**TASK ITEM:** Everything from the line containing "pin_scalar(p.n_max);" to the close of the listing below should be retyped exactly, and nothing before it.

**** MATERIAL TO PROCESS

__device__ __forceinline__ float hit_exponent_scale(const SplatParams& p, int r)
{
    const float sigma = (float)(2 * r + 1) / p.factor;
    return kLog2e / (2.0f * sigma * sigma);
}
__device__ __forceinline__ Hit make_hit(const SplatParams& p, const TileCtx& t, int x, int y, int r, float c2);
__device__ __forceinline__ Hit make_hit(const SplatParams& p, const TileCtx& t, int x, int y, int r)
{
    return make_hit(p, t, x, y, r, hit_exponent_scale(p, r));
}
__device__ __forceinline__ Hit make_hit(const SplatParams& p, const TileCtx& t, int x, int y, int r, float c2)
{
    const long long x0 = (long long)x - min(x, r), x1 = (long long)x + min((long long)p.W - x, (long long)r + 1);
    const long long y0 = (long long)y - min(y, r), y1 = (long long)y + min((long long)p.H - y, (long long)r + 1);
    const long long xlo = max(x0, (long long)t.tx0) - t.tx0, xhi = min(x1, (long long)t.tx1) - t.tx0;
    const long long ylo = max(y0, (long long)t.ty0) - t.ty0, yhi = min(y1, (long long)t.ty1) - t.ty0;
    unsigned box = 0;
    if (xhi > xlo && yhi > ylo) box = (unsigned)xlo | ((unsigned)xhi << 8) | ((unsigned)ylo << 16) | ((unsigned)yhi << 24);
    return Hit{x, y, c2, box};
}

__device__ __forceinline__ float max3_skip_nan(float acc, float a, float b)
{
    float r;
    asm("v_max3_f32 %0, %1, %2, %3" : "=v"(r) : "v"(acc), "v"(a), "v"(b));
    return r;
}

template <int PX, int R, bool CLEAR, int SM, int WPG, int SRC>
__device__ __forceinline__ void splat_body(const SplatParams& p, long long linear_group)
{
    constexpr int kWavesPerGroup = WPG;
    constexpr int TW = 32 * PX;
    constexpr int TH = 2 * R;
    static_assert(R % 4 == 0, "row registers are fetched four at a time");

    __shared__ Hit s_hit[kWavesPerGroup][kCand];
    __shared__ __attribute__((aligned(16))) float s_ey[kWavesPerGroup][kCand][TH];

    const int lane = threadIdx.x & 63;
    const int wave = __builtin_amdgcn_readfirstlane(threadIdx.x >> 6);
    TileCtx t;
    if (!locate_tile<TW, TH, kWavesPerGroup>(p, wave, t, linear_group)) return;
    const int tx0 = t.tx0, ty0 = t.ty0, n = t.n;
    const long long plane = t.plane;

    const int sub = lane >> 5;
    const int col0 = tx0 + (lane & 31) * PX;

    float acc[R][PX];
    const float init = CLEAR ? 0.0f : __builtin_nanf("");
#pragma unroll
    for (int i = 0; i < R; ++i)
#pragma unroll
        for (int c = 0; c < PX; ++c) acc[i][c] = init;

    int total_hits = 0;
    float cover = 0.0f;

    for (int base = 0; base < n; base += kCand) {
        int x, y, r;
        const unsigned long long m = cull_round<SRC>(t, base, lane, x, y, r);
        if constexpr (SM == 5) {
            const float dia = (float)(2 * min(max(r, 0), 1 << 20) + 1);
            cover += (base + lane < n) ? dia * dia : 0.0f;
        }
        const bool hit = (m >> lane) & 1ull;
        const int nh = __popcll(m);
        if (nh == 0) continue;
        if constexpr (!CLEAR) {
            if (total_hits == 0 && col0 < p.W) {
                const float* plane_rd = p.hm + (size_t)plane * (size_t)p.H * (size_t)p.W;
#pragma unroll
                for (int i = 0; i < R; ++i) {
                    const int row = ty0 + sub * R + i;
                    if (row < p.H) {
                        if constexpr (PX == 4) {
                            const vfloat4 o = *reinterpret_cast<const vfloat4*>(plane_rd + (size_t)row * p.W + col0);
                            acc[i][0] = o.x;
                            acc[i][1] = o.y;
                            acc[i][2] = o.z;
                            acc[i][3] = o.w;
                        } else {
                            acc[i][0] = plane_rd[(size_t)row * p.W + col0];
                        }
                    }
                }
            }
        }
        if (hit) s_hit[wave][__popcll(m & ((1ull << lane) - 1ull))] = make_hit(p, t, x, y, r);
        __builtin_amdgcn_fence(__ATOMIC_RELEASE, "wavefront");
        __builtin_amdgcn_fence(__ATOMIC_ACQUIRE, "wavefront");

        for (int t = lane; t < nh * TH; t += 64) {
            const int h = t / TH, rr = t % TH;
            const Hit hy = s_hit[wave][h];
            const float d = (float)(ty0 + rr - hy.y);
            const float v = p.k * raw_exp2(-(d * d) * hy.c2);
            const unsigned ylo = (hy.box >> 16) & 255u, yhi = hy.box >> 24;
            s_ey[wave][h][rr] = ((unsigned)rr >= ylo && (unsigned)rr < yhi) ? v : __builtin_nanf("");
        }
        __builtin_amdgcn_fence(__ATOMIC_RELEASE, "wavefront");
        __builtin_amdgcn_fence(__ATOMIC_ACQUIRE, "wavefront");

        const unsigned colr0 = (unsigned)(lane & 31) * PX;
        auto column_factors = [&](const Hit& hx, float (&ex)[PX]) {
            const unsigned xlo = hx.box & 255u, xhi = (hx.box >> 8) & 255u;
#pragma unroll
            for (int c = 0; c < PX; ++c) {
                const float d = (float)(col0 + c - hx.x);
                const float e = raw_exp2(-(d * d) * hx.c2);
                ex[c] = (colr0 + c >= xlo && colr0 + c < xhi) ? e : __builtin_nanf("");
            }
        };
        int h = 0;
        for (; CLEAR && h + 1 < nh; h += 2) {
            float exa[PX], exb[PX];
            column_factors(s_hit[wave][h], exa);
            column_factors(s_hit[wave][h + 1], exb);
#pragma unroll
            for (int q = 0; q < R / 4; ++q) {
                const float4 a4 = *reinterpret_cast<const float4*>(&s_ey[wave][h][sub * R + 4 * q]);
                const float4 b4 = *reinterpret_cast<const float4*>(&s_ey[wave][h + 1][sub * R + 4 * q]);
                const float eya[4] = {a4.x, a4.y, a4.z, a4.w}, eyb[4] = {b4.x, b4.y, b4.z, b4.w};
#pragma unroll
                for (int i = 0; i < 4; ++i)
#pragma unroll
                    for (int c = 0; c < PX; ++c)
                        acc[4 * q + i][c] = max3_skip_nan(acc[4 * q + i][c], exa[c] * eya[i], exb[c] * eyb[i]);
            }
        }
        for (; h < nh; ++h) {
            float ex[PX];
            column_factors(s_hit[wave][h], ex);
#pragma unroll
            for (int q = 0; q < R / 4; ++q) {
                const float4 e4 = *reinterpret_cast<const float4*>(&s_ey[wave][h][sub * R + 4 * q]);
                const float ey[4] = {e4.x, e4.y, e4.z, e4.w};
#pragma unroll
                for (int i = 0; i < 4; ++i)
#pragma unroll
                    for (int c = 0; c < PX; ++c) acc[4 * q + i][c] = max_skip_nan(acc[4 * q + i][c], ex[c] * ey[i]);
            }
        }
        total_hits += nh;
        __builtin_amdgcn_fence(__ATOMIC_RELEASE, "wavefront");
        __builtin_amdgcn_fence(__ATOMIC_ACQUIRE, "wavefront");
    }

    if (!CLEAR && total_hits == 0) return;
    if (col0 >= p.W) return;

    using V = typename Vec<PX>::type;
    float* plane_ptr = p.hm + (size_t)plane * (size_t)p.H * (size_t)p.W;
    bool write_through = SM == 4;
    if constexpr (SM == 5 && PX == 4) {
#pragma unroll
        for (int d = 32; d >= 1; d >>= 1) cover += __shfl_xor(cover, d);
        write_through = cover >= p.dense_area;
    }
#pragma unroll
    for (int i = 0; i < R; ++i) {
        const int row = ty0 + sub * R + i;
        if (row >= p.H) break;
        V* dst = reinterpret_cast<V*>(plane_ptr + (size_t)row * p.W + col0);
        V out;
        if constexpr (PX == 4)
            out = V{acc[i][0], acc[i][1], acc[i][2], acc[i][3]};
        else
            out = acc[i][0];
        if constexpr (SM >= 4 && PX == 4) {
            if (write_through) {
                const auto rsrc = __builtin_amdgcn_make_buffer_rsrc(plane_ptr, 0, (int)((size_t)p.H * p.W * 4), 0x00020000);
                __builtin_amdgcn_raw_buffer_store_b128(out, rsrc, (int)(((size_t)row * p.W + col0) * 4), 0, 18);
            } else {
                *dst = out;
            }
        } else {
            *dst = out;
        }
    }
}

template <int PX, int R, bool CLEAR, int SM, int WPG = kWavesPerGroup>
__global__ __launch_bounds__(WPG * 64) void splat_kernel(const SplatParams p)
{
    splat_body<PX, R, CLEAR, SM, WPG, 0>(p, blockIdx.x);
}

__device__ __forceinline__ int scale_of_group(const MultiParams& mp, long long group, long long& first)
{
    int s = 0;
    first = 0;
#pragma unroll
    for (int i = 1; i < kMaxScales; ++i) {
        const long long begin = mp.tile_begin[i];
        if (group >= begin) {
            s = i;
            first = begin;
        }
    }
    return s;
}
template <typename T>
__device__ __forceinline__ void pin_scalar(T& v)
{
    asm volatile("" : "+s"(v));
}
__device__ __forceinline__ SplatParams preload_params(const SplatParams& src)
{
    SplatParams p = src;
    asm volatile("" ::"s"(p.hm), "s"(p.counts), "s"(p.centers_f), "s"(p.boxes_f));
    pin_scalar(p.H);
    pin_scalar(p.W);
    pin_scalar(p.n_max);
    pin_scalar(p.n_classes);
    pin_scalar(p.tiles_x);
    pin_scalar(p.tiles_y);
    pin_scalar(p.n_tiles);
    pin_scalar(p.factor);
    pin_scalar(p.k);
    pin_scalar(p.counts_i64);
    pin_scalar(p.grid3d);
    pin_scalar(p.dense_area);
    pin_scalar(p.stride);
    pin_scalar(p.radius);
    pin_scalar(p.n_groups);
    return p;
}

********

**EXPECTED OUTPUT:**
    pin_scalar(p.n_max);
    pin_scalar(p.n_classes);
    pin_scalar(p.tiles_x);
    pin_scalar(p.tiles_y);
    pin_scalar(p.n_tiles);
    pin_scalar(p.factor);
    pin_scalar(p.k);
    pin_scalar(p.counts_i64);
    pin_scalar(p.grid3d);
    pin_scalar(p.dense_area);
    pin_scalar(p.stride);
    pin_scalar(p.radius);
    pin_scalar(p.n_groups);
    return p;
}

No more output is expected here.